AVAILABLE RECORDS:
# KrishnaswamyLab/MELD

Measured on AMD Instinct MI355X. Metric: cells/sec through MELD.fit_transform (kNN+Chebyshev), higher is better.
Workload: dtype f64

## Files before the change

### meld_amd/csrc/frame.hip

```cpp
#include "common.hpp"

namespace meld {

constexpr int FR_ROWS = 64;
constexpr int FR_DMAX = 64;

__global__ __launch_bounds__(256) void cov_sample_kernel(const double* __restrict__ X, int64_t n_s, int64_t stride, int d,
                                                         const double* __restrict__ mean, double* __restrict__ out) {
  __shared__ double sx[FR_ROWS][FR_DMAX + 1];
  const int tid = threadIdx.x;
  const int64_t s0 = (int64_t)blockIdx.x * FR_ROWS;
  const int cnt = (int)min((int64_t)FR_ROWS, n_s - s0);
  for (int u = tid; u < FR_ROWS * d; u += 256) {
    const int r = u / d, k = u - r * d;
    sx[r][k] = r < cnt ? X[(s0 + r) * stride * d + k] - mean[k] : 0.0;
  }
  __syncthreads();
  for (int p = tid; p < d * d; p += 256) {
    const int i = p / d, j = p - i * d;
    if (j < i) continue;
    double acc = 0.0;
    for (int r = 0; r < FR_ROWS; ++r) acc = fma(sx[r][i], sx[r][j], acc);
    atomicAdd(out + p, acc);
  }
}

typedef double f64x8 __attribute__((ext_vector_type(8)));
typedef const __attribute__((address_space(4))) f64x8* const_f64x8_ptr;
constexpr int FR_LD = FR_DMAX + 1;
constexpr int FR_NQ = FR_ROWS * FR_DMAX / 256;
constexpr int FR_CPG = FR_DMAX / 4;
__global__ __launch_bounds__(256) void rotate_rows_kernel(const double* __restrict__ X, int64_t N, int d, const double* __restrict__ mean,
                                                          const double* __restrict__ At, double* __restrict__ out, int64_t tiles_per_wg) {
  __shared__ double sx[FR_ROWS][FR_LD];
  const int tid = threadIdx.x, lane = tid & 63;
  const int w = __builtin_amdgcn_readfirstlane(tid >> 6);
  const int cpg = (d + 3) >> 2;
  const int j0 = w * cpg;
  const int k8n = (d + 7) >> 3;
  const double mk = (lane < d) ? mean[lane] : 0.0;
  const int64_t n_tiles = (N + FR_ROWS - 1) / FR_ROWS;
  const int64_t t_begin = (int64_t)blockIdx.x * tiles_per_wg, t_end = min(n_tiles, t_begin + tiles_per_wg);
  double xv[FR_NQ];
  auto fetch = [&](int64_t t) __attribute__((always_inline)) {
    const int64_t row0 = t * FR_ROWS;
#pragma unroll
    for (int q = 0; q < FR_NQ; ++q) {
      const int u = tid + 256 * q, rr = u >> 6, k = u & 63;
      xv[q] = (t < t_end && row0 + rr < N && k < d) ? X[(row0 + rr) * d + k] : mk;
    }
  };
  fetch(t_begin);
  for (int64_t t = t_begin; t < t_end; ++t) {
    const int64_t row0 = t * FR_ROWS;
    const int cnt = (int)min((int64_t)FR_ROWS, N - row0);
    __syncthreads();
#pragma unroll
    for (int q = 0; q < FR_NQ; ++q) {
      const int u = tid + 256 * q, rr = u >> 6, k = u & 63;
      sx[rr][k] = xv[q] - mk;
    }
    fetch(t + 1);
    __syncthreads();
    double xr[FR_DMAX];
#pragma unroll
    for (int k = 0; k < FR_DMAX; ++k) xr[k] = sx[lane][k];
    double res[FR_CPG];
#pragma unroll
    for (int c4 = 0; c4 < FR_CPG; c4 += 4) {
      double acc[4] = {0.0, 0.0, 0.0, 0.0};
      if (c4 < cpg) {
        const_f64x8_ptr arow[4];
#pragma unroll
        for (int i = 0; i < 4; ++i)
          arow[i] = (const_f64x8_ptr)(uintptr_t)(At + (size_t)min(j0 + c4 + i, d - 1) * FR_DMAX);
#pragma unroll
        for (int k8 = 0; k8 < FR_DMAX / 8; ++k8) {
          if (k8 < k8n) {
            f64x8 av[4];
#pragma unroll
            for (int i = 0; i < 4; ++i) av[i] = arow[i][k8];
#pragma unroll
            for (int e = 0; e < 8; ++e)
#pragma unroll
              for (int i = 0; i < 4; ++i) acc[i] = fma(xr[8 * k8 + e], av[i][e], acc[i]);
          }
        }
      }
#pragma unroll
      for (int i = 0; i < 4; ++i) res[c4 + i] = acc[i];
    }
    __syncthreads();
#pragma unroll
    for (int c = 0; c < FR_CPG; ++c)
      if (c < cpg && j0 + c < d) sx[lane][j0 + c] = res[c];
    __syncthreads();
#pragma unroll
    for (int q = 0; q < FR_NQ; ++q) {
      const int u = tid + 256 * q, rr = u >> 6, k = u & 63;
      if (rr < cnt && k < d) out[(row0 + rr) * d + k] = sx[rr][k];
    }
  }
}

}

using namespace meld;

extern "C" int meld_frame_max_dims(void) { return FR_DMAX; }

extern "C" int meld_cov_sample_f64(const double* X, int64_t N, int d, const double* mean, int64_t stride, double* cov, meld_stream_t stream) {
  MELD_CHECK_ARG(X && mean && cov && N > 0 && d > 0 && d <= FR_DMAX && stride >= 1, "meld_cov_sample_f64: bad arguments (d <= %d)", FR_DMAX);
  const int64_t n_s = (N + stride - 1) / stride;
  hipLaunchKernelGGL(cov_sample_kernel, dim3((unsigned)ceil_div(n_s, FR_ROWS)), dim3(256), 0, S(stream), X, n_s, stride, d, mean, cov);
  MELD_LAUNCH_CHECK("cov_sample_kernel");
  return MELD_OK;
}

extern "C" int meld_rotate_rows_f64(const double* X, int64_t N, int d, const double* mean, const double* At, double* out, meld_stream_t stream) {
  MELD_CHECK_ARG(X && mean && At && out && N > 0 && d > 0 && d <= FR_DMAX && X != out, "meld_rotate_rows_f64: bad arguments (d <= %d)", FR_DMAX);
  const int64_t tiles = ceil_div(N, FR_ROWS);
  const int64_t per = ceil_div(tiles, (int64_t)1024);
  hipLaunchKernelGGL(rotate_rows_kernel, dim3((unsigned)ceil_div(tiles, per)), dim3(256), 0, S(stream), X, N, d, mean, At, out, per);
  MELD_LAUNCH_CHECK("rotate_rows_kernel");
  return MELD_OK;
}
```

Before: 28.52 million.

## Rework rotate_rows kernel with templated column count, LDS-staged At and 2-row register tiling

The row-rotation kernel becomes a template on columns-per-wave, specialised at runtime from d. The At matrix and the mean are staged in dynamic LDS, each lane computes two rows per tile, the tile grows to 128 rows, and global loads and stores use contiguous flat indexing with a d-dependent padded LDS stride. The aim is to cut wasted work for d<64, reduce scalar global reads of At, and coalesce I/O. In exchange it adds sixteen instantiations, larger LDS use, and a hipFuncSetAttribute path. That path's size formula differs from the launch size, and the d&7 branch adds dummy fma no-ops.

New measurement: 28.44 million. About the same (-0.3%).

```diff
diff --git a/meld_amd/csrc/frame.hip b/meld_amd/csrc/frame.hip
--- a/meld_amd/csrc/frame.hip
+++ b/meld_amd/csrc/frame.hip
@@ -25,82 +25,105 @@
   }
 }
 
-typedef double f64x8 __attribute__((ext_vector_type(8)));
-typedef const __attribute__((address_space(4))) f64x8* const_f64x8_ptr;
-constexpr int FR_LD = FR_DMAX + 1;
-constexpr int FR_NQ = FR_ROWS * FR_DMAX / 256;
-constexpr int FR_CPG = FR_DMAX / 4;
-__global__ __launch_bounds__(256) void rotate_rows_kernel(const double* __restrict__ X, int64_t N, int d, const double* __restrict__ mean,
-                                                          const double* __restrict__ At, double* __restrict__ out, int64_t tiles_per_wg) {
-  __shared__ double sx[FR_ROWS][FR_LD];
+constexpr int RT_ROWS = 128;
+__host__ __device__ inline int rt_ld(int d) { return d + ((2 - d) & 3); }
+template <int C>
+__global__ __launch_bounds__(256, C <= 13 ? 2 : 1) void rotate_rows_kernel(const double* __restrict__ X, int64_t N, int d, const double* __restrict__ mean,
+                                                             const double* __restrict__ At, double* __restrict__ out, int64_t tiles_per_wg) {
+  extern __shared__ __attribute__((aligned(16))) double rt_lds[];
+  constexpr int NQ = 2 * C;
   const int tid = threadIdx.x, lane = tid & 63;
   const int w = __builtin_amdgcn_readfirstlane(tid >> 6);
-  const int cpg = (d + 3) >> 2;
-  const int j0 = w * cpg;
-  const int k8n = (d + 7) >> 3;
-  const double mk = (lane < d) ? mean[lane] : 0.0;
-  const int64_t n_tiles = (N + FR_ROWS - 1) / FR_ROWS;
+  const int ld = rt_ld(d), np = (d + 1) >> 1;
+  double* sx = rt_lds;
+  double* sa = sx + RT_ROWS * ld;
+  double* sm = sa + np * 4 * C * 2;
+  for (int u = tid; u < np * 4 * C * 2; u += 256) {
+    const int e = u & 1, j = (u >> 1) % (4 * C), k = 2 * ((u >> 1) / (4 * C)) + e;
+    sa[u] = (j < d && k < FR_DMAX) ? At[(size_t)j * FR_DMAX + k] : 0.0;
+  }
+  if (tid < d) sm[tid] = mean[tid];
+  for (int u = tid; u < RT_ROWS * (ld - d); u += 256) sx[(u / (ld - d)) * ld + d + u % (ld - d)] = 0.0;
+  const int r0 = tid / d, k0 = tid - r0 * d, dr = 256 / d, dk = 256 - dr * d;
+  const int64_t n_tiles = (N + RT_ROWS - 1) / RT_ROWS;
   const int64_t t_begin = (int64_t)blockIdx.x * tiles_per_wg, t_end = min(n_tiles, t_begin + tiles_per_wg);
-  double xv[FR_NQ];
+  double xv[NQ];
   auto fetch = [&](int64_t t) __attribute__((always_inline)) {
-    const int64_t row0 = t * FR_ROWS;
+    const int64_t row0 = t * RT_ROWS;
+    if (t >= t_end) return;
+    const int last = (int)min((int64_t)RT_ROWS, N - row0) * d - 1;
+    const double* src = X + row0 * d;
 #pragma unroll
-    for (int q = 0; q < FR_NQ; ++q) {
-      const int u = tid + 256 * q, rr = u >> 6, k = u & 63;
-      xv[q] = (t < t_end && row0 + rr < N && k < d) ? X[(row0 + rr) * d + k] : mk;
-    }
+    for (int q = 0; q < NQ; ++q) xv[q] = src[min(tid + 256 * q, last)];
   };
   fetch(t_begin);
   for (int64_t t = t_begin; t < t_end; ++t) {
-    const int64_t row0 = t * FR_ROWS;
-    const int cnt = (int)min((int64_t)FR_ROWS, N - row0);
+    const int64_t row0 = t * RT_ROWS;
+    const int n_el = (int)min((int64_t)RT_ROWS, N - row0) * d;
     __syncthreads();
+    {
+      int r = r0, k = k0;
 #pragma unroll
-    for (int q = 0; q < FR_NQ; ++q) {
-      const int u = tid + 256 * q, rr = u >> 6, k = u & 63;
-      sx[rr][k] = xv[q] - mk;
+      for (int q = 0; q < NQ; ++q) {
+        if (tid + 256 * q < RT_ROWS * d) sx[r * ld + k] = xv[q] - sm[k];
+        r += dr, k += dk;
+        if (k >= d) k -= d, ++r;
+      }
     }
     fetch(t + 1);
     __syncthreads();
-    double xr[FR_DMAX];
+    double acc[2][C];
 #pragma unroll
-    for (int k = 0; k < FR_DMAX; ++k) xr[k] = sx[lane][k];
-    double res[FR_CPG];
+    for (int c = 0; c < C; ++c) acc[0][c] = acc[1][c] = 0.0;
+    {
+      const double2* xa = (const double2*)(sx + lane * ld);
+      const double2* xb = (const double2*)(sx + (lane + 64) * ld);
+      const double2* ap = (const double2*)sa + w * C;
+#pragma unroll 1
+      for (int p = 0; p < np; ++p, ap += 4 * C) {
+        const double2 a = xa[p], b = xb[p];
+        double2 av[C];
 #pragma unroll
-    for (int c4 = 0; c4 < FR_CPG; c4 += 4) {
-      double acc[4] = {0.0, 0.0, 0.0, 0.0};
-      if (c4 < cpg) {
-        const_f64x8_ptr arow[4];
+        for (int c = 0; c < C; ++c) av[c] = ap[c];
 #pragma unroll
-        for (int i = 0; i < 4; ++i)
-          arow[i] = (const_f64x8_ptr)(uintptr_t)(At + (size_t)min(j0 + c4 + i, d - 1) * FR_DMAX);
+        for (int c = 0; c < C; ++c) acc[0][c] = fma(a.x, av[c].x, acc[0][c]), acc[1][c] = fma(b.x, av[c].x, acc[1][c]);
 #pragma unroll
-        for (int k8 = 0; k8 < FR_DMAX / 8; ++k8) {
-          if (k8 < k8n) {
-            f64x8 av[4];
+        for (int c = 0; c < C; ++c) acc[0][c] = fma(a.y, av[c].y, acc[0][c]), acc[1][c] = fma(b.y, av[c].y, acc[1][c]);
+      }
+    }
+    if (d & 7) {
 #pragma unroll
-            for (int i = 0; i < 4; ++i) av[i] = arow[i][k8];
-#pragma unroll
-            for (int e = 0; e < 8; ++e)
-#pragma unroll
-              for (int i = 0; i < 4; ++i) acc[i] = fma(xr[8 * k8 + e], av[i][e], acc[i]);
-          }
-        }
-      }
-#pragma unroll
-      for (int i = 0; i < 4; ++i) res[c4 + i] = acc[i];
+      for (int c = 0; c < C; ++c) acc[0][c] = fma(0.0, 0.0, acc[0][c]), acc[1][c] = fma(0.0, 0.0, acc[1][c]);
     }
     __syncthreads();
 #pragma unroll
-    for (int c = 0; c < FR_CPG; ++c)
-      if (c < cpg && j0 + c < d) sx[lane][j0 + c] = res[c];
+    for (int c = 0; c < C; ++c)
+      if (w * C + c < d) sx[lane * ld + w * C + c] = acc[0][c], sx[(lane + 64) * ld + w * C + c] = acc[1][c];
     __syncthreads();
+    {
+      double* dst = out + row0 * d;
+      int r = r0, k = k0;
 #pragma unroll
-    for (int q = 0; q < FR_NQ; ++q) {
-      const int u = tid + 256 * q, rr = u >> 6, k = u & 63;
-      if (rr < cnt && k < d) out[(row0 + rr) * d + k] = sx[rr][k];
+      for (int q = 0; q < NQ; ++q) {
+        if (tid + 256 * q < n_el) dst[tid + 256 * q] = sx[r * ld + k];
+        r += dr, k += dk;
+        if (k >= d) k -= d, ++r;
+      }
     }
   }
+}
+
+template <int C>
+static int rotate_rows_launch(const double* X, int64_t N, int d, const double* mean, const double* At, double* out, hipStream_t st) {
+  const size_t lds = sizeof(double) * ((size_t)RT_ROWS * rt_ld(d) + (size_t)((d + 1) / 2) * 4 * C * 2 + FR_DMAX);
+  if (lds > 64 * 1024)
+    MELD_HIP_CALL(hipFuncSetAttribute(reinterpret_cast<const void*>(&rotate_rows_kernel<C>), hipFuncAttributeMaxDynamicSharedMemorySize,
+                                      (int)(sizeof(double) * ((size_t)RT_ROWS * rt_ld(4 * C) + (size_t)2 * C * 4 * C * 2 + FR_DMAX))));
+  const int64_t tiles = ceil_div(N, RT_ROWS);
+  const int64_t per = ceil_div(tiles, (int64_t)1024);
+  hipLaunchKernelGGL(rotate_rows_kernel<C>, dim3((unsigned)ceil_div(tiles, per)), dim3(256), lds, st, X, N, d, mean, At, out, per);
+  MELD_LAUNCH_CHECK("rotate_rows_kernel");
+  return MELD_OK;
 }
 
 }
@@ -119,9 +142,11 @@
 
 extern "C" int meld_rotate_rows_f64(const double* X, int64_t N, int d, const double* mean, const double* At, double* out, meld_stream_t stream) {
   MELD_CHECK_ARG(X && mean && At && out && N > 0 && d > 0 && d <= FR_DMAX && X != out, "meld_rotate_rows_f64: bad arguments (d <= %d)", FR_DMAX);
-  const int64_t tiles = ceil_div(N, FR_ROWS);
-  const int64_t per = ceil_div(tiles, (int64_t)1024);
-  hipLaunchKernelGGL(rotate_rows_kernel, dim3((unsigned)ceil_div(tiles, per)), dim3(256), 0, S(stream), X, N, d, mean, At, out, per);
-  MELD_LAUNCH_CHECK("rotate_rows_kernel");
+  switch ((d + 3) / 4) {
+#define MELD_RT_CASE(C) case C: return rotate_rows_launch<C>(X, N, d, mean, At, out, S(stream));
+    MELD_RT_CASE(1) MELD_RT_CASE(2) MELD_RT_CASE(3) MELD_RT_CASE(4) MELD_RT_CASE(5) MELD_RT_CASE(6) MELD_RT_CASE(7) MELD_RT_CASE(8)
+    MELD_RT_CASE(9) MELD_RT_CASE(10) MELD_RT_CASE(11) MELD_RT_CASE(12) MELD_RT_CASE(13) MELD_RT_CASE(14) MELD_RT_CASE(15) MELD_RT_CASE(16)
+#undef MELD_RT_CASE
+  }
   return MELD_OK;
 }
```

EXERCISE DESCRIPTION:
I need every line of the material that includes "threadIdx", so please copy them out.

WRITTEN ANSWER:
  const int tid = threadIdx.x;
  const int tid = threadIdx.x, lane = tid & 63;
   const int tid = threadIdx.x, lane = tid & 63;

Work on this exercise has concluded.